══ INPUT

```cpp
hipError_t launch_reconstruct_tile(int dtype, const void* lockin, const double* kmat, int P, int n0, int n1, int border,
                                   int i0, int j0, int t0, int t1, void* const dx[2], size_t dx_pitch, void* const dy[2],
                                   size_t dy_pitch, void* const wn[2], size_t wn_pitch, hipStream_t s,
                                   const double* ystep = nullptr);
hipError_t launch_reconstruct_setup(int dtype, const void* lockin, const double* kmat, int P, int n0, int n1,
                                    int border, void* wnorm, void* r0, void* r1, double* part0, double* part1,
                                    int* nparts, hipStream_t s, int nimg = 1, size_t rstride = 0, size_t pstride = 0,
                                    const double* ystep = nullptr );

// ... 81 lines not shown
```

### pygpa_amd/csrc/gpa_plan.h

```cpp
#pragma once
#include <math.h>
#include <stdio.h>
#include <stdlib.h>
#include <string.h>

#include <algorithm>
#include <complex>
#include <condition_variable>
#include <functional>
#include <mutex>
#include <thread>
#include <string>
#include <limits>
#include <vector>

#include "../../include/gpa_hip.h"
#include "gpa_internal.h"
#include "gpa_passb_shared.h"
#include "gpa_yspec.h"
#include "gpa_unwrap.h"
#include "gpa_dft.h"
#include "gpa_gaussfft.h"

using namespace gpa;
// ... 82 lines not shown
  Axis ax0{}, ax1{};
  Axis ax0_full{}, ax1_full{};
  hipStream_t stream = nullptr;
  size_t rsz = 4, csz = 8;
  size_t ws_bytes = 0;
  void* tw0 = nullptr;
  void* tw1 = nullptr;
  void* Hx = nullptr;
  void* Hy = nullptr;
  double sigma_cached = -1.0;
  PassBSharedTables sh{};
  double* d_taps = nullptr;
  int sh_etab = 0, sh_E = 0, sh_Epad = 0;
  int sh_nbl = 16;
  double sh_sigma = 0.0;
  double* d_wys = nullptr;
  int* d_shifts = nullptr;
  Axis ax1s{};
  void* tw1s = nullptr;
  int tw1s_L = 0;
  bool sh_ok = false;
  bool use_shared = true;
  int sh_epoch = 0, sh_built_epoch = -1, sh_built_K = 0, sh_built_B = 0;
  bool sh_built_reorder = true;
  double* d_ystep = nullptr;
  bool sh_one_kref = true;
  bool lk_raw = false;
  bool sh_built_ok = false;
  bool sh_use = false;
  size_t sh_gb_bytes = 0, sh_psi_bytes = 0;
  bool ys_ok = false;
  bool ys_use = false;
  PassAYspec ys{};
  int* d_ys_pairs = nullptr;
  size_t ys_yhat_bytes = 0, ys_strips_bytes = 0;
  std::vector<int> staged_planeof;
  void* Tbuf = nullptr;
  int tbuf_planes = 0;
  SweepTables tb{};
  double* d_kl = nullptr;
  double* d_kr = nullptr;
  double* d_pw = nullptr;
  int last_planes = 0;
  std::vector<double> staged_kl, staged_kr, staged_kmat;
  int* h_iters = nullptr;
  int iters_stride = 1;
  int iters_off = 0;
  UnwrapWorkspace uwp{};
  bool have_uwp = false, use_pair = false;
  double* h_k = nullptr;
  void* d_image = nullptr;
  void* d_mean = nullptr;
  void* d_tile_mean = nullptr;
  double* d_tsum_part = nullptr;
  size_t tsum_cap = 0;
  hipEvent_t ev_x = nullptr;
  double tile_mean = std::numeric_limits<double>::quiet_NaN();
  void* d_sf = nullptr;
  size_t sf_bytes = 0;
  void* d_grad = nullptr;
  void* d_grads = nullptr;
  void* d_absw = nullptr;
  double* d_scratch = nullptr;
  void* d_aux0 = nullptr;
  void* d_aux1 = nullptr;
  void* d_lockin = nullptr;
  int32_t* d_kidx = nullptr;
// ... 118 lines not shown
```

### pygpa_amd/csrc/gpa_sweep.hip

```cpp
#include "gpa_internal.h"
#include "gpa_passb.h"
#include "gpa_yspec.h"

namespace gpa {

thread_local KernelProfiler* g_kprof = nullptr;

template <class T>
__device__ __forceinline__ cpx<T> unit_phasor(double cycles) {
  double fr = cycles - rint(cycles);
  double s, c;
  sincospi(2.0 * fr, &s, &c);
  return {(T)c, (T)s};
}

template <class T>
__global__ void tables_kernel(const double* __restrict__ kl, const double* __restrict__ kr,
                              const double* __restrict__ pw, int B, int Bx, int n0, int n1, int L0, int L1, int tpf0, int tpf1,
                              cpx<T>* cxb, cpx<T>* sx, cpx<T>* wxw, cpx<T>* wxr, cpx<T>* cyb, cpx<T>* sy, cpx<T>* wyw,
                              cpx<T>* wyr,
                              cpx<T>* dx, cpx<T>* dy) {
  const int b = blockIdx.y;
  const int j = blockIdx.x * blockDim.x + threadIdx.x;
  if (b < Bx) {
// ... 112 lines not shown
#ifndef GPA_PA_C10
#define GPA_PA_C10 8
#endif
#ifndef GPA_PA_C9
#define GPA_PA_C9 16
#endif
#ifndef GPA_PA_C11
#define GPA_PA_C11 4
#endif
#ifndef GPA_PA_C12
#define GPA_PA_C12 16
#endif
    int c = LG == 10 ? GPA_PA_C10 : (LG == 9 ? GPA_PA_C9 : (LG == 11 ? GPA_PA_C11 : (LG == 12 ? GPA_PA_C12 : 16)));
    while (c > 1 && (c * F::TPF > 1024 || (size_t)c * (F::LDS_ELEMS + 32) * sizeof(cpx<T>) > 160 * 1024)) c /= 2;
    return c;
  }
  static constexpr int C = cols();
  static constexpr int NT = (sizeof(T) == 4 && C >= 2) ? 2 : 1;
  static constexpr int CT = C / NT;
  static constexpr int REGION = CT * F::LDS_ELEMS;
  static constexpr int THREADS = CT * F::TPF;
  static constexpr size_t LDS_BYTES = (size_t)NT * REGION * sizeof(cpx<T>);
  static constexpr bool FITS = (size_t)(F::LDS_ELEMS + 32) * sizeof(cpx<T>) <= 160 * 1024;
};

enum { PA_SPATIAL = 0, PA_YSPEC = 1, PA_STRIPS = 2 };
template <class T, int LG, bool PADDED, int MODE = PA_SPATIAL>
__global__ __launch_bounds__((PassAGeom<T, LG>::THREADS)) void passA_kernel(
    const T* __restrict__ image, const T* __restrict__ mean, int n0, int n1,
    const cpx<T>* __restrict__ cxb, const cpx<T>* __restrict__ sx, const cpx<T>* __restrict__ wxw,
    const cpx<T>* __restrict__ wxr, int extL, int extR,
    const typename HType<PADDED, T>::type* __restrict__ H,
    const cpx<T>* __restrict__ twtab, cpx<T>* __restrict__ Tout, int B, int bchunk, int stag_phases, int stag_ticks,
    int stag_first, int rot_mul, const cpx<T>* __restrict__ Yin, const int* __restrict__ pairs, int npairs, int ntl,
    int opitch) {
  using F = WgFFT<T, LG>;
  using G = PassAGeom<T, LG>;
  constexpr int CT = G::CT, NT = G::NT, TPF = F::TPF, L = F::L;
  extern __shared__ __attribute__((aligned(16))) char smem[];
  const int c = threadIdx.x % CT, t = threadIdx.x / CT;
  cpx<T>* lds = reinterpret_cast<cpx<T>*>(smem) + c;
  constexpr int LDS_NSTRIDE = G::REGION;
  int tile = xcd_tile(blockIdx.x, gridDim.x);
  if (MODE == PA_SPATIAL && stag_phases < 0) {
    constexpr int TPL0 = (128 / (int)(G::C * sizeof(cpx<T>))) > 0 ? (128 / (int)(G::C * sizeof(cpx<T>))) : 1;
    const int g = TPL0 * -stag_phases, x = blockIdx.x & 7, idx = blockIdx.x >> 3;
    if (gridDim.x % (8 * g) == 0) tile = ((idx / g) * 8 + x) * g + idx % g;
  }
  int y0 = tile * G::C + c * NT;
  int oy0 = y0;
  int plane = 0;
  const int op = MODE == PA_STRIPS ? opitch : n1;
  if constexpr (MODE == PA_YSPEC) {
    constexpr int TPL = (128 / (int)(G::C * sizeof(cpx<T>))) > 0 ? (128 / (int)(G::C * sizeof(cpx<T>))) : 1;
    const int tl = tile % TPL, pr = (tile / TPL) % npairs, ln = tile / (TPL * npairs);
    const int pe = pairs[pr];
    plane = pe & 0xffff;
    y0 = (pe >> 16) * (n1 >> 4) + (ln * TPL + tl) * G::C + c * NT;
    oy0 = y0;
  } else if constexpr (MODE == PA_STRIPS) {
    y0 = (tile < ntl ? tile * G::C : n1 - (2 * ntl - tile) * G::C) + c * NT;
    oy0 = tile < ntl ? y0 : y0 - (n1 - opitch);
  }
  if constexpr (MODE == PA_YSPEC) Yin += (size_t)blockIdx.z * n0 * n1;
  else image += (size_t)blockIdx.z * n0 * n1;
  Tout += (size_t)blockIdx.z * B * n0 * op;
  const T m = (MODE != PA_YSPEC && mean) ? mean[blockIdx.z] : T(0);

  T val[MODE == PA_YSPEC ? 1 : NT][16];
  cpx<T> cval[MODE == PA_YSPEC ? NT : 1][16];
  unsigned wrapmask = 0, rightmask = 0;
#pragma unroll
  for (int i = 0; i < 16; ++i) {
    const int slot = t + TPF * i;
    const int xs = axis_src(slot, n0, L, PADDED, extL, extR);
    if (PADDED && slot >= n0) { if (slot < n0 + extR) rightmask |= 1u << i; else wrapmask |= 1u << i; }
    if constexpr (MODE == PA_YSPEC) {
      struct alignas(NT * sizeof(cpx<T>)) Cols { cpx<T> v[NT]; };
      Cols cc;
#pragma unroll
      for (int n = 0; n < NT; ++n) cc.v[n] = {T(0), T(0)};
      if (xs >= 0) cc = *reinterpret_cast<const Cols*>(&Yin[(size_t)xs * n1 + y0]);
#pragma unroll
      for (int n = 0; n < NT; ++n) cval[n][i] = cc.v[n];
    } else {
#pragma unroll
      for (int n = 0; n < NT; ++n) {
        const int y = y0 + n;
        val[n][i] = (y < n1 && xs >= 0) ? image[(size_t)xs * n1 + y] - m : T(0);
      }
    }
  }
  typename F::KTw tw;
  F::load_twiddles(tw, twtab, t);
  if (MODE == PA_SPATIAL && stag_phases > 1 && (int)blockIdx.x < stag_first) {
    constexpr int TPL = (128 / (int)(G::C * sizeof(cpx<T>))) > 0 ? (128 / (int)(G::C * sizeof(cpx<T>))) : 1;
    const int ph = (tile / TPL) % stag_phases;
    asm volatile("s_waitcnt vmcnt(0)" ::: "memory");
    if (ph) {
      const unsigned long long t0 = wall_clock64(), wait = (unsigned long long)ph * (unsigned)stag_ticks;
      while (wall_clock64() - t0 < wait) __builtin_amdgcn_s_sleep(4);
    }
    __syncthreads();
  }

  const int b0 = MODE == PA_YSPEC ? plane : blockIdx.y * bchunk;
  const int b1 = MODE == PA_YSPEC ? plane + 1 : ((b0 + bchunk < B) ? b0 + bchunk : B);
  const int nb = b1 - b0;
  int b = b0 + (nb > 0 ? (int)(((unsigned)(tile * G::C * (int)sizeof(cpx<T>) / 128) * (unsigned)rot_mul) % (unsigned)nb) : 0);
  for (int j = 0; j < nb; ++j, b = (b + 1 < b1 ? b + 1 : b0)) {
    F::refresh(tw);
    const cpx<T> base = cxb[(size_t)b * TPF + t];
    cpx<T> x[NT][16];
#pragma unroll
    for (int i = 0; i < 16; ++i) {
      cpx<T> ph = cmul(base, sx[b * 16 + i]);
      if (PADDED && ((wrapmask >> i) & 1)) ph = cmul(ph, wxw[b]);
      if (PADDED && ((rightmask >> i) & 1)) ph = cmul(ph, wxr[b]);
#pragma unroll
      for (int n = 0; n < NT; ++n) {
        if constexpr (MODE == PA_YSPEC) x[n][i] = cmul(cval[n][i], ph);
        else x[n][i] = {val[n][i] * ph.x, val[n][i] * ph.y};
      }
    }
    F::template forward_multi<NT, CT>(x, lds, LDS_NSTRIDE, t, tw);
    {
      const typename HType<PADDED, T>::type* Hb = H;
      asm volatile("" : "+s"(Hb));
#pragma unroll
      for (int i = 0; i < 16; ++i) {
        const auto h = hload<PADDED, T>(Hb, i * TPF + t);
#pragma unroll
        for (int n = 0; n < NT; ++n) x[n][i] = hmul(x[n][i], h);
      }
    }
    F::template inverse_multi<NT, CT>(x, lds, LDS_NSTRIDE, t, tw);
    bool paired = false;
    if constexpr (NT == 2) {
      if (y0 + 1 < n1 && (op & 1) == 0) {
        paired = true;
        struct alignas(2 * sizeof(cpx<T>)) Pair { cpx<T> a, b; };
        auto put = [&](int i) {
          const int slot = t + TPF * i;
          if (!PADDED || slot < n0) {
            Pair pr = {x[0][i], x[1][i]};
            *reinterpret_cast<Pair*>(&Tout[((size_t)b * n0 + slot) * op + oy0]) = pr;
          }
        };
#pragma unroll
        for (int i = 0; i < 16; ++i) put(i);
      }
    }
    if (!paired) {
#pragma unroll
      for (int n = 0; n < NT; ++n) {
        const int y = y0 + n;
        if (y < n1) {
#pragma unroll
          for (int i = 0; i < 16; ++i) {
            const int slot = t + TPF * i;
            if (!PADDED || slot < n0) Tout[((size_t)b * n0 + slot) * op + oy0 + n] = x[n][i];
          }
        }
      }
    }
  }
}
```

════

PROBLEM TO SOLVE ->
Display each line of the data where "unsigned" occurs.

TASK SOLUTION ->
  unsigned wrapmask = 0, rightmask = 0;
      const unsigned long long t0 = wall_clock64(), wait = (unsigned long long)ph * (unsigned)stag_ticks;
  int b = b0 + (nb > 0 ? (int)(((unsigned)(tile * G::C * (int)sizeof(cpx<T>) / 128) * (unsigned)rot_mul) % (unsigned)nb) : 0);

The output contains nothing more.